GP with Basis Functions¶

Learn a function by specifiying an explicit set of basis function and model the residuals by a kernel.

class semigp.GP(theta: numpy.ndarray, y: numpy.ndarray, var: float = 1e-05, order: int = 2, x_trans: bool = False, y_trans: bool = False, jitter: float = 1e-10, use_mean: bool = False)[source]¶

Bases: object

Module to learn a function which maps the inputs to the output. There are various important aspects in having a semi-parameteric Gaussian Process model. The parameteric part here is a polynomial function. Only order = 1 and order = 2 are currently supported. In addition, we also use a pre-whitening step at the input level and the code also supports log_10 transformation for the targets.
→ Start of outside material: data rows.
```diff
diff --git a/strique_amd/csrc/screen_lds_layout.h b/strique_amd/csrc/screen_lds_layout.h
--- /dev/null
+++ b/strique_amd/csrc/screen_lds_layout.h
@@ -0,0 +1,60 @@
+#pragma once
+#include <stddef.h>
+#include <stdint.h>
+
+#if defined(__HIPCC__) || defined(__CUDACC__)
+#define STRQ_LAYOUT_HD __host__ __device__ __forceinline__
+#else
+#define STRQ_LAYOUT_HD inline
+#endif
+
+namespace strq {
+namespace screen_lanes {
+
+constexpr int ROW_BYTES = 128;
+constexpr int ROW_SHIFT = 7;
+constexpr int CPL = 5;
+static_assert(ROW_BYTES == 1 << ROW_SHIFT && 255 * ROW_BYTES < 65536, "a scaled level has to fit the 16-bit half of the level pair");
+
+constexpr int MAX_ROWS = 264;
+constexpr size_t MAX_BYTES = (size_t)MAX_ROWS * ROW_BYTES;
+
+STRQ_LAYOUT_HD int desc_lo(uint32_t d) { return (int)(d & 255u); }
+STRQ_LAYOUT_HD int desc_w1(uint32_t d) { return (int)((d >> 8) & 255u); }
+STRQ_LAYOUT_HD int desc_off(uint32_t d) { return (int)(d >> 16); }
+
+STRQ_LAYOUT_HD int slot(int lane) { return (lane & 31) * 4 + (lane >> 5) * 2; }
+
+STRQ_LAYOUT_HD int row_bases(const uint32_t* desc, int n, int (&rowbase)[CPL])
+{
+    int rows = 1;
+    for (int c = 0; c < CPL; ++c) {
+        if (c < n) { rowbase[c] = rows; rows += desc_w1(desc[c]) + 1; }
+        else rowbase[c] = 0;
+    }
+    return rows;
+}
+
+struct ClassAddr { int lo2, hi2, off; };
+STRQ_LAYOUT_HD ClassAddr class_addr(int lane, int rowbase, uint32_t desc)
+{
+    const int lo = desc_lo(desc), w1 = desc_w1(desc);
+    return ClassAddr{lo * ROW_BYTES, (lo + w1) * ROW_BYTES, slot(lane) + (rowbase - lo) * ROW_BYTES};
+}
+STRQ_LAYOUT_HD ClassAddr padding_addr(int lane) { return ClassAddr{0, 0, slot(lane)}; }
+
+STRQ_LAYOUT_HD int address(const ClassAddr& a, int level)
+{
+    const int q = level * ROW_BYTES;
+    const int m = q < a.lo2 ? a.lo2 : (q > a.hi2 ? a.hi2 : q);
+    return m + a.off;
+}
+STRQ_LAYOUT_HD int entry_address(int lane, int rowbase, int i) { return slot(lane) + (rowbase + i) * ROW_BYTES; }
+
+STRQ_LAYOUT_HD size_t bytes(int rows) { return (size_t)rows * ROW_BYTES; }
+
+STRQ_LAYOUT_HD int rows_bound(int need_a, int need_b) { return 1 + CPL * (need_a > need_b ? need_a : need_b); }
+STRQ_LAYOUT_HD bool fits(int rows) { return rows <= MAX_ROWS; }
+
+}
+}
diff --git a/strique_amd/csrc/strq_align_api.hip b/strique_amd/csrc/strq_align_api.hip
--- a/strique_amd/csrc/strq_align_api.hip
+++ b/strique_amd/csrc/strq_align_api.hip
@@ -315,7 +315,7 @@
         }
         STRQ_HIP(c, hipMemcpy(jobs[j].table, tab.data(), tab.size() * 4, hipMemcpyHostToDevice));
         STRQ_HIP(c, hipMemcpy(jobs[j].band_lo, blo.data(), (size_t)kk * 4, hipMemcpyHostToDevice));
-        info[j].total = kk * 256;
+        info[j].total = kk * 256; info[j].need = 256;
     }
     b.hard_count = hard_count;
     return STRQ_OK;
@@ -379,6 +379,7 @@
     std::vector<int32_t> bound;
     std::vector<size_t> out_off;
     size_t out_words = 0, lds_bytes = 0;
+    int lanes_rows = 0;
     double steps = 0;
 };
 
@@ -410,6 +411,7 @@
         Piece pc[SSEG];
         const int used = cut(n, SSEG, ov_s, pc);
         j.lds_bytes = std::max(j.lds_bytes, F == 2 ? screen2_lds_bytes(p.info[p.J0[a[0]]].total, p.info[p.J0[a[1]]].total) : screen_lds_bytes(p.info[p.J0[a[0]]].total));
+        if (F == 2) j.lanes_rows = std::max(j.lanes_rows, screen2_lanes_rows(p.info[p.J0[a[0]]].need, p.info[p.J0[a[1]]].need));
         for (int f = 0; f < F; ++f)
             j.bound[(size_t)g * F + f] = used <= 1 ? INT32_MIN / 2 : (ov_s >= ov_worst ? 0 : (int32_t)std::ceil((double)align_segment_min_score(p.c->ap, in.m[a[f]], ov_s) * sp.sc));
         for (int w = 0; w < SSEG; ++w) {
@@ -439,6 +441,11 @@
     strq_ctx* c = p.c; const AlignCoreIn& in = p.in;
     hipStream_t st = p.st;
     const int nv = (int)j.al.size();
+    int lanes_rows = 0;
+    if (j.flanks == 2) {
+        const char* e = strq::opt("STRQ_SCREEN_LDS");
+        if (!(e && std::strcmp(e, "rows") == 0) && screen2_lanes_fit(j.lanes_rows)) { lanes_rows = j.lanes_rows; j.lds_bytes = screen2_lanes_lds_bytes(lanes_rows); }
+    }
     if (j.lds_bytes > 160 * 1024 - 64) { c->err = r.lds_err; return STRQ_ERR_UNSUPPORTED; }
     const int groups = std::max(1, std::min(r.groups_per_cu, (int)((160 * 1024 - 64) / j.lds_bytes)));
     auto aligned = [](size_t bytes) { return (bytes + 255) & ~(size_t)255; };
@@ -460,7 +467,7 @@
     STRQ_HIP(c, hipEventRecord(c->ev[5], st));
     int* queue = c->queue.as<int>() + STRQ_QUEUE_FIRST - 1;
     if (j.flanks == 2) {
-        if (launch_screen2(st, d_t2, nv / 2, queue, sp, j.lds_bytes, groups, c->n_cu, r.merge)) { c->err = "coarse screen launch failed"; return STRQ_ERR_DEVICE; }
+        if (launch_screen2(st, d_t2, nv / 2, queue, sp, j.lds_bytes, groups, c->n_cu, r.merge, lanes_rows)) { c->err = "coarse screen launch failed"; return STRQ_ERR_DEVICE; }
     } else {
         if (launch_screen(st, d_st, nv, queue, sp, j.lds_bytes, groups, c->n_cu)) { c->err = "screen launch failed"; return STRQ_ERR_DEVICE; }
     }
@@ -470,6 +477,7 @@
     STRQ_HIP(c, hipMemcpyAsync(hw.data(), d_win, hw.size() * sizeof(ScreenWindows), hipMemcpyDeviceToHost, st));
     STRQ_HIP(c, hipStreamSynchronize(st));
     c->screen_ran = true; c->screen_mode_last = r.merge > 1 ? 2 : 1; c->coarse_merge_last = r.merge;
+    c->screen_lds_last = j.flanks == 2 ? (lanes_rows > 0 ? 1 : 2) : 0;
     if (const char* path = strq::opt("STRQ_SCREEN_DUMP")) {
         std::vector<int32_t> ho(j.out_words);
         STRQ_HIP(c, hipMemcpy(ho.data(), d_out, j.out_words * 4, hipMemcpyDeviceToHost));
@@ -1462,6 +1470,7 @@
     out[0] = c->screen_mode_last; out[1] = c->coarse_pause; out[2] = c->screen_pause; out[3] = (int32_t)c->coarse_margin;
     out[5] = (int32_t)std::min<int64_t>(c->look2_served, INT32_MAX);
     out[4] = c->screen_mode_last ? c->coarse_merge_last : 0;
+    out[6] = c->screen_mode_last ? c->screen_lds_last : 0;
     return STRQ_OK;
 }
 
diff --git a/strique_amd/csrc/strq_ctx.h b/strique_amd/csrc/strq_ctx.h
--- a/strique_amd/csrc/strq_ctx.h
+++ b/strique_amd/csrc/strq_ctx.h
@@ -127,6 +127,7 @@
     float aborted_fwd_ms = 0, aborted_screen_ms = 0;
     int screen_mode_last = 0;
     int coarse_merge_last = 0;
+    int screen_lds_last = 0;
     
     strq::DevBuf levels, level_val, flank_cls, tables, tables3, band_lo, col0, ckpt, rec, tasks, results,
         queue, scratch, lutinfo, hard, misc, vit_x, vit_tasks, vit_bp, vit_path, bnd,
diff --git a/strique_amd/ffi.py b/strique_amd/ffi.py
--- a/strique_amd/ffi.py
+++ b/strique_amd/ffi.py
@@ -252,6 +252,7 @@
         out["mode"] = {0: None, 1: "fine", 2: "coarse"}.get(int(m[0]))
         out["coarse_pause"], out["fine_pause"], out["coarse_margin"], out["merge"] = int(m[1]), int(m[2]), int(m[3]), int(m[4])
         out["second_look"] = int(m[5])
+        out["lds_layout"] = {0: None, 1: "lanes", 2: "rows"}.get(int(m[6]))
         return out
 
     def last_overlap(self):
```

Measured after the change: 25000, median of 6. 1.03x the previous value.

Param: theta (np.ndarray) : matrix of size ntrain x ndim
Param: y (np.ndarray) : output/target
Param: var (float or np.ndarray) : noise covariance matrix of size ntrain x ntrain
Param: x_trans (bool) : if True, pre-whitening is applied
Param: y_trans (bool) : if True, log of output is used
Param: jitter (float) : a jitter term just to make sure all matrices are numerically stable
Param: use_mean (bool) : if True, the outputs are centred on zero

compute_basis(test_point: numpy.ndarray = None) → numpy.ndarray[source]¶

Compute the input basis functions

Param: test_point (np.ndarray) : if a test point is provdied, phi_star is calculated
Returns: phi or phi_star (np.ndarray) : the basis functions

delete_kernel() → None[source]¶: Deletes the kernel matrix from the GP module

derivatives(test_point: numpy.ndarray, order: int = 1) → Tuple[numpy.ndarray, numpy.ndarray][source]¶

If we did some transformation on the ouputs, we need this function to calculate the ‘exact’ gradient

Param: test_point (np.ndarray) : array of the test point
Param: order (int) : 1 or 2, referrring to first and second derivatives respectively
Returns: grad (np.ndarray) : first derivative with respect to the input parameters
Returns: gradient_sec (np.ndarray) : second derivatives with respect to the input parameters, if specified

do_transformation() → None[source]¶: Perform all transformations

evidence(params: numpy.ndarray) → Tuple[numpy.ndarray, numpy.ndarray][source]¶

Calculate the log-evidence of the GP

Param: params (np.ndarray) : kernel hyperparameters
Returns: neg_log_evidence (np.ndarray) : the negative log-marginal likelihood
Returns: -gradient (np.ndarray) : the gradient with respect to the kernel hyperparameters

fit(method: str = 'CG', bounds: numpy.ndarray = None, options: dict = {'ftol': 1e-05}, n_restart: int = 2) → numpy.ndarray[source]¶

The kernel hyperparameters are learnt in this function.

Param

method (str) : the choice of the optimizer:

https://docs.scipy.org/doc/scipy/reference/generated/scipy.optimize.minimize.html

Recommend L-BFGS-B algorithm

Param

bounds (np.ndarray) : the prior on these hyperparameters

Param

options (dictionary) : options for the L-BFGS-B optimizer. We have:

options={'disp': None,
        'maxcor': 10,
        'ftol': 2.220446049250313e-09,
        'gtol': 1e-05,
        'eps': 1e-08,
        'maxfun': 15000,
        'maxiter': 15000,
        'iprint': - 1,
        'maxls': 20,
        'finite_diff_rel_step': None}

Param: n_restart (int) : number of times we want to restart the optimizer
Returns: opt_params (np.ndarray) : array of the optimised kernel hyperparameters

grad_pre_computations(test_point: numpy.ndarray, order: int = 1) → Tuple[numpy.ndarray, numpy.ndarray][source]¶

Pre-compute some quantities prior to calculating the gradients

Param: test_point (np.ndarray) : test point in parameter space
Param: order (int) : order of differentiation (default: 1) - not to be confused with order of the polynomial
Returns: gradients (tuple) : first and second derivatives (if order = 2)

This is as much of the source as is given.